Carlotta stared at the machine. It had legs like a grasshopper, a body like a
ten-foot turtle, and three heads which moved restlessly in the moonlight.

From the forward edge of the top shell a hidden arm leapt forth, seeming to
strike at her, deadlier than a cobra, quicker than a jaguar, more silent than
a bat flitting across the face of the moon.

"Don't!" Carlotta screamed in German. The arm slopped suddenly in the
moonlight. The stop was so sudden that the metal twanged like the string of a
bow. The heads of the machine all turned toward her.

Something like surprise seemed to overtake the machine. The whistling dropped
down to a soothing purr. The electronic chatter burst up to a crescendo and
then stopped. The machine dropped to its knees. Carlotta crawled over to it.

Said she in German, "What are you?"

"I am the death of all men who oppose the Sixth German Reich," said the
machine in fluted singsong German. "If the Reichsangehoriger wishes to
identify me, my model and number are written on my carapace."

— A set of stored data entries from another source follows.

template <int D, bool ED, int CG, bool LONG>
__device__ __forceinline__ void qraster_bwd_item(
    QStage<D, CG>& sb, int b, int n_items, const float4* __restrict__ Q0, const float4* __restrict__ Q1,
    const float4* __restrict__ Q2, int W, int H, int tile_w, int ty0, const int32_t* __restrict__ tile_offsets,
    const int32_t* __restrict__ flatten_ids, long long capacity, const float* __restrict__ render,
    const float* __restrict__ alphas, const int32_t* __restrict__ last_ids, const float* __restrict__ v_render,
    const float* __restrict__ v_alphas, float* __restrict__ vacc, int row0, int row1, const uint4* __restrict__ Qh,
    const uint32_t* __restrict__ isect_hits, int32_t* __restrict__ isect_hit_counts, int long_min, LongWs lw,
    int32_t* __restrict__ rgb_flag, int32_t* __restrict__ clear_counts, int32_t* __restrict__ clear_state) {
  if (!LONG && (CG == 1 || D == 3) && clear_counts && (b & 3) == 0 && threadIdx.x == 0) {
    clear_counts[ty0 * tile_w + (b >> 2)] = 0;
    if (b == 0 && clear_state) *clear_state = 0;
  }
  const int wi = LONG ? b : xcd_span_item(b, n_items);
  const int quad = wi & 3, item = wi >> 2;
  int tile, sgm = 0, gseg = 0;
  if (LONG) {
    gseg = item;
    if (gseg >= lw.n_seg[0]) return;
    tile = lw.seg_tile[gseg];
    sgm = lw.seg_idx[gseg];
    if (tile < 0) return;
  } else {
    tile = ty0 * tile_w + item;
  }
  int tyi = tile / tile_w, txi = tile - tyi * tile_w;
  int lane = threadIdx.x, grp = lane >> 4, p = lane & 15;
  int j = txi * 16 + (quad & 1) * 8 + (grp & 1) * 4 + (p & 3);
  int i = tyi * 16 + (quad >> 1) * 8 + (grp >> 1) * 4 + (p >> 2);
  float px = (float)j + 0.5f, py = (float)i + 0.5f;
  bool inside = (i < H) && (j < W) && (i >= row0) && (i < row1);

  long long rs = tile_offsets[tile], re = tile_offsets[tile + 1];
  if (re > capacity) re = capacity;
  if (rs >= re) return;
  if (!LONG && long_min > 0 && re - rs > long_min) return;
  if (LONG) {
    rs += (long long)sgm * GSL_SEG;
    re = min(rs + (long long)GSL_SEG, re);
  }
  size_t pid = inside ? ((size_t)i * W + j) : 0;
  int bin_final = inside ? last_ids[pid] : -1;
  int quad_final = bin_final;
#pragma unroll
  for (int o = 32; o >= 1; o >>= 1) quad_final = max(quad_final, __shfl_xor(quad_final, o, 64));
  if ((long long)quad_final + 1 < re) re = (long long)quad_final + 1;
  if (rs >= re) return;
  float vc[D];
#pragma unroll
  for (int k = 0; k < D; ++k) vc[k] = inside ? v_render[pid * D + k] : 0.f;
  if (D == 4) {
    bool rgb_grad = (vc[0] != 0.f) || (vc[1] != 0.f) || (vc[2] != 0.f);
    bool any_rgb = __ballot(rgb_grad) != 0ull;
    if ((CG == 1) == any_rgb) {
      if (CG == 1 && rgb_flag && lane == 0) atomicOr(rgb_flag, 1);
      return;
    }
  }
  float Aimg = inside ? alphas[pid] : 0.f;
  float T_final = 1.f - Aimg;
  float va = inside ? v_alphas[pid] : 0.f;
  if (ED && inside) {
    float dn = render[pid * D + (D - 1)];
    float vd = vc[D - 1];
    if (Aimg >= 1e-10f) va += -vd * dn / Aimg;
    vc[D - 1] = vd / fmaxf(Aimg, 1e-10f);
  }
  float T_init = T_final, Bp_init = -T_final * va;
  if (LONG) {
    int nseg = lw.seg_cnt[gseg];
    long long seg_end = min(tile_offsets[tile] + (long long)(sgm + 1) * GSL_SEG, (long long)tile_offsets[tile + 1]);
    int pslot = quad * 64 + lane;
    if (inside && (long long)bin_final >= seg_end) {
      T_init = fabsf(lw.Tend[(size_t)gseg * 256 + pslot]);
      const float4* C4 = reinterpret_cast<const float4*>(lw.C);
      bool stop = false;
      for (int s0 = sgm + 1; s0 < nseg && !stop; s0 += 8) {
        float t8[8];
        float4 c8[8];
#pragma unroll
        for (int u = 0; u < 8; ++u) {
          size_t slot = (size_t)(gseg - sgm + min(s0 + u, nseg - 1)) * 256 + pslot;
          t8[u] = lw.Tend[slot];
          c8[u] = C4[slot];
        }
#pragma unroll
        for (int u = 0; u < 8; ++u) {
          if (stop || s0 + u >= nseg) continue;
          if (t8[u] == 2.f) { stop = true; continue; }
          float cc[4] = {c8[u].x, c8[u].y, c8[u].z, c8[u].w};
          float dot = 0.f;
#pragma unroll
          for (int k = 0; k < D; ++k) dot += vc[k] * cc[k];
          Bp_init += dot;
          if (t8[u] < 0.f) stop = true;
        }
      }
    }
  }
  const uint32_t* qh = nullptr;
  int nqh = 0;
  if (isect_hits) {
    long long ls = tile_offsets[tile], le = tile_offsets[tile + 1];
    if (le > capacity) le = capacity;
    if (LONG) {
      ls += (long long)sgm * GSL_SEG;
      le = min(ls + (long long)GSL_SEG, le);
      nqh = lw.seg_qcnt[gseg * 4 + quad];
    } else {
      nqh = isect_hit_counts[tile * 4 + quad];
    }
    qh = isect_hits + 4 * ls + (long long)quad * (le - ls);
    if (nqh == 0) return;
  }
  qraster_bwd_body<D, CG>(sb, Q0, Q1, Q2, Qh, flatten_ids, vacc, rs, re, lane, quad, px, py, (float)(txi * 16),
                          (float)(tyi * 16), bin_final, T_init, Bp_init, vc, qh, nqh);
}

The machine knelt at a height so low that Carlotta could seize one of the
heads and look in the moonlight at the edge of the top shell. The head and
neck, though made of metal, felt much more weak and brittle than she expected.
There was about the machine an air of immense age.

"I can't see," wailed Carlotta. "I need a light."

There was the ache and grind of long-unused machinery. Another mechanical arm
appeared, dropping flakes of near-crystallized dirt as it moved. The tip of
the arm exuded light, blue, penetrating, and strange.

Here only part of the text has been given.